What this task involves: The expected result is every line of the records, printed exactly.
Top of Records shown
# MorganGrundy/MosaicMagnifique

Hardware: NVIDIA B200
Metric: pixel-diffs/sec (higher is better)
Workload: dtype f32

## Files before the change

mosaicmagnifique_b200/csrc/diff_kernels.cu:

```cuda
#include <cuda_runtime.h>
#include <stdint.h>
#include <stdlib.h>

#include <algorithm>
#include <cub/device/device_scan.cuh>

#include "colour_math.cuh"
#include "kernels.h"

namespace mm {

__device__ __forceinline__ uint32_t smem_u32(const void *p) { return (uint32_t)__cvta_generic_to_shared(p); }

__device__ __forceinline__ void mbar_init(uint64_t *bar, uint32_t count)
{
    asm volatile("mbarrier.init.shared::cta.b64 [%0], %1;" ::"r"(smem_u32(bar)), "r"(count));
}
__device__ __forceinline__ void mbar_expect_tx(uint64_t *bar, uint32_t bytes)
{
    asm volatile("mbarrier.arrive.expect_tx.shared::cta.b64 _, [%0], %1;" ::"r"(smem_u32(bar)), "r"(bytes) : "memory");
}
__device__ __forceinline__ void mbar_arrive(uint64_t *bar)
{
    asm volatile("mbarrier.arrive.shared::cta.b64 _, [%0];" ::"r"(smem_u32(bar)) : "memory");
// ... 2 lines not shown
{
    asm volatile(
        "{\n"
        ".reg .pred p;\n"
        "WAIT_%=:\n"
        "mbarrier.try_wait.parity.shared::cta.b64 p, [%0], %1;\n"
        "@p bra DONE_%=;\n"
        "bra WAIT_%=;\n"
        "DONE_%=:\n"
        "}\n" ::"r"(smem_u32(bar)),
        "r"(parity)
        : "memory");
}
__device__ __forceinline__ void bulk_g2s(void *dst, const void *src, uint32_t bytes, uint64_t *bar)
{
    asm volatile("cp.async.bulk.shared::cluster.global.mbarrier::complete_tx::bytes [%0], [%1], %2, [%3];" ::"r"(
                     smem_u32(dst)),
                 "l"(src), "r"(bytes), "r"(smem_u32(bar))
                 : "memory");
}

#ifndef MM_PIXEL_UNROLL
#define MM_PIXEL_UNROLL 1
#endif
constexpr int kPixelUnroll = MM_PIXEL_UNROLL;
constexpr int kStages = MM_STAGES;
constexpr int kConsumerWarps = MM_TCB;
constexpr int kThreads = (kConsumerWarps + 1) * 32;
constexpr uint32_t kLibBlockBytes = MM_TNB * MM_KP * 16;
constexpr uint32_t kCellBlockBytes = MM_TCB * MM_KP * 20;
constexpr uint32_t kStageBytes = kLibBlockBytes + kCellBlockBytes;

template <int DIFF>
__device__ __forceinline__ void consume_ring(const unsigned char *smem, uint64_t *full_bar, uint64_t *empty_bar, int nk, int warp,
                                             int lane, float (&acc)[MM_TNB])
{
#pragma unroll
    for (int i = 0; i < MM_TNB; ++i)
        acc[i] = 0.0f;

    for (int k = 0; k < nk; ++k) {
        const int s = k % kStages;
        mbar_wait(&full_bar[s], (k / kStages) & 1);
        if (MM_STRESS_SKEW)
            __nanosleep((unsigned)((warp * 97 + k * 29 + blockIdx.x * 7) % 400));
        const float4 *lib_s = reinterpret_cast<const float4 *>(smem + (size_t)s * kStageBytes);
        const float4 *cell_s = reinterpret_cast<const float4 *>(smem + (size_t)s * kStageBytes + kLibBlockBytes) + warp * MM_KP;
        const float *w_s = reinterpret_cast<const float *>(smem + (size_t)s * kStageBytes + kLibBlockBytes + MM_TCB * MM_KP * 16) + warp * MM_KP;
#pragma unroll kPixelUnroll
        for (int j = 0; j < MM_KP / 32; ++j) {
            const int p = j * 32 + lane;
            const float4 c = cell_s[p];
            const float w = w_s[p];
            if (DIFF == MM_DIFF_CIEDE2000) {
#pragma unroll
                for (int i = 0; i < MM_TNB / 2; ++i) {
                    const float4 la = lib_s[(i * 2 + 0) * MM_KP + p];
                    const float4 lb = lib_s[(i * 2 + 1) * MM_KP + p];
                    const mm_f2 d = mm_ciede2000_stored_v<mm_f2>(c.x, c.y, c.z, c.w, mm_f2{la.x, la.y}, mm_f2{la.z, la.w},
                                                               mm_f2{lb.x, lb.y}, mm_f2{lb.z, lb.w});
                    const mm_f2 a2 = v_fma(mm_f2{w, w}, d, mm_f2{acc[2 * i], acc[2 * i + 1]});
                    acc[2 * i] = a2.x;
                    acc[2 * i + 1] = a2.y;
                }
            } else {
#pragma unroll
                for (int i = 0; i < MM_TNB; ++i) {
                    const float4 l = lib_s[i * MM_KP + p];
                    acc[i] = fmaf(w, mm_euclid(c.x, c.y, c.z, l.x, l.y, l.z), acc[i]);
                }
            }
        }
        __syncwarp();
        if (lane == 0)
            mbar_arrive(&empty_bar[s]);
    }
}
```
Bottom of Records shown
Written answer:
# MorganGrundy/MosaicMagnifique

Hardware: NVIDIA B200
Metric: pixel-diffs/sec (higher is better)
Workload: dtype f32

## Files before the change

mosaicmagnifique_b200/csrc/diff_kernels.cu:

```cuda
#include <cuda_runtime.h>
#include <stdint.h>
#include <stdlib.h>

#include <algorithm>
#include <cub/device/device_scan.cuh>

#include "colour_math.cuh"
#include "kernels.h"

namespace mm {

__device__ __forceinline__ uint32_t smem_u32(const void *p) { return (uint32_t)__cvta_generic_to_shared(p); }

__device__ __forceinline__ void mbar_init(uint64_t *bar, uint32_t count)
{
    asm volatile("mbarrier.init.shared::cta.b64 [%0], %1;" ::"r"(smem_u32(bar)), "r"(count));
}
__device__ __forceinline__ void mbar_expect_tx(uint64_t *bar, uint32_t bytes)
{
    asm volatile("mbarrier.arrive.expect_tx.shared::cta.b64 _, [%0], %1;" ::"r"(smem_u32(bar)), "r"(bytes) : "memory");
}
__device__ __forceinline__ void mbar_arrive(uint64_t *bar)
{
    asm volatile("mbarrier.arrive.shared::cta.b64 _, [%0];" ::"r"(smem_u32(bar)) : "memory");
// ... 2 lines not shown
{
    asm volatile(
        "{\n"
        ".reg .pred p;\n"
        "WAIT_%=:\n"
        "mbarrier.try_wait.parity.shared::cta.b64 p, [%0], %1;\n"
        "@p bra DONE_%=;\n"
        "bra WAIT_%=;\n"
        "DONE_%=:\n"
        "}\n" ::"r"(smem_u32(bar)),
        "r"(parity)
        : "memory");
}
__device__ __forceinline__ void bulk_g2s(void *dst, const void *src, uint32_t bytes, uint64_t *bar)
{
    asm volatile("cp.async.bulk.shared::cluster.global.mbarrier::complete_tx::bytes [%0], [%1], %2, [%3];" ::"r"(
                     smem_u32(dst)),
                 "l"(src), "r"(bytes), "r"(smem_u32(bar))
                 : "memory");
}

#ifndef MM_PIXEL_UNROLL
#define MM_PIXEL_UNROLL 1
#endif
constexpr int kPixelUnroll = MM_PIXEL_UNROLL;
constexpr int kStages = MM_STAGES;
constexpr int kConsumerWarps = MM_TCB;
constexpr int kThreads = (kConsumerWarps + 1) * 32;
constexpr uint32_t kLibBlockBytes = MM_TNB * MM_KP * 16;
constexpr uint32_t kCellBlockBytes = MM_TCB * MM_KP * 20;
constexpr uint32_t kStageBytes = kLibBlockBytes + kCellBlockBytes;

template <int DIFF>
__device__ __forceinline__ void consume_ring(const unsigned char *smem, uint64_t *full_bar, uint64_t *empty_bar, int nk, int warp,
                                             int lane, float (&acc)[MM_TNB])
{
#pragma unroll
    for (int i = 0; i < MM_TNB; ++i)
        acc[i] = 0.0f;

    for (int k = 0; k < nk; ++k) {
        const int s = k % kStages;
        mbar_wait(&full_bar[s], (k / kStages) & 1);
        if (MM_STRESS_SKEW)
            __nanosleep((unsigned)((warp * 97 + k * 29 + blockIdx.x * 7) % 400));
        const float4 *lib_s = reinterpret_cast<const float4 *>(smem + (size_t)s * kStageBytes);
        const float4 *cell_s = reinterpret_cast<const float4 *>(smem + (size_t)s * kStageBytes + kLibBlockBytes) + warp * MM_KP;
        const float *w_s = reinterpret_cast<const float *>(smem + (size_t)s * kStageBytes + kLibBlockBytes + MM_TCB * MM_KP * 16) + warp * MM_KP;
#pragma unroll kPixelUnroll
        for (int j = 0; j < MM_KP / 32; ++j) {
            const int p = j * 32 + lane;
            const float4 c = cell_s[p];
            const float w = w_s[p];
            if (DIFF == MM_DIFF_CIEDE2000) {
#pragma unroll
                for (int i = 0; i < MM_TNB / 2; ++i) {
                    const float4 la = lib_s[(i * 2 + 0) * MM_KP + p];
                    const float4 lb = lib_s[(i * 2 + 1) * MM_KP + p];
                    const mm_f2 d = mm_ciede2000_stored_v<mm_f2>(c.x, c.y, c.z, c.w, mm_f2{la.x, la.y}, mm_f2{la.z, la.w},
                                                               mm_f2{lb.x, lb.y}, mm_f2{lb.z, lb.w});
                    const mm_f2 a2 = v_fma(mm_f2{w, w}, d, mm_f2{acc[2 * i], acc[2 * i + 1]});
                    acc[2 * i] = a2.x;
                    acc[2 * i + 1] = a2.y;
                }
            } else {
#pragma unroll
                for (int i = 0; i < MM_TNB; ++i) {
                    const float4 l = lib_s[i * MM_KP + p];
                    acc[i] = fmaf(w, mm_euclid(c.x, c.y, c.z, l.x, l.y, l.z), acc[i]);
                }
            }
        }
        __syncwarp();
        if (lane == 0)
            mbar_arrive(&empty_bar[s]);
    }
}
```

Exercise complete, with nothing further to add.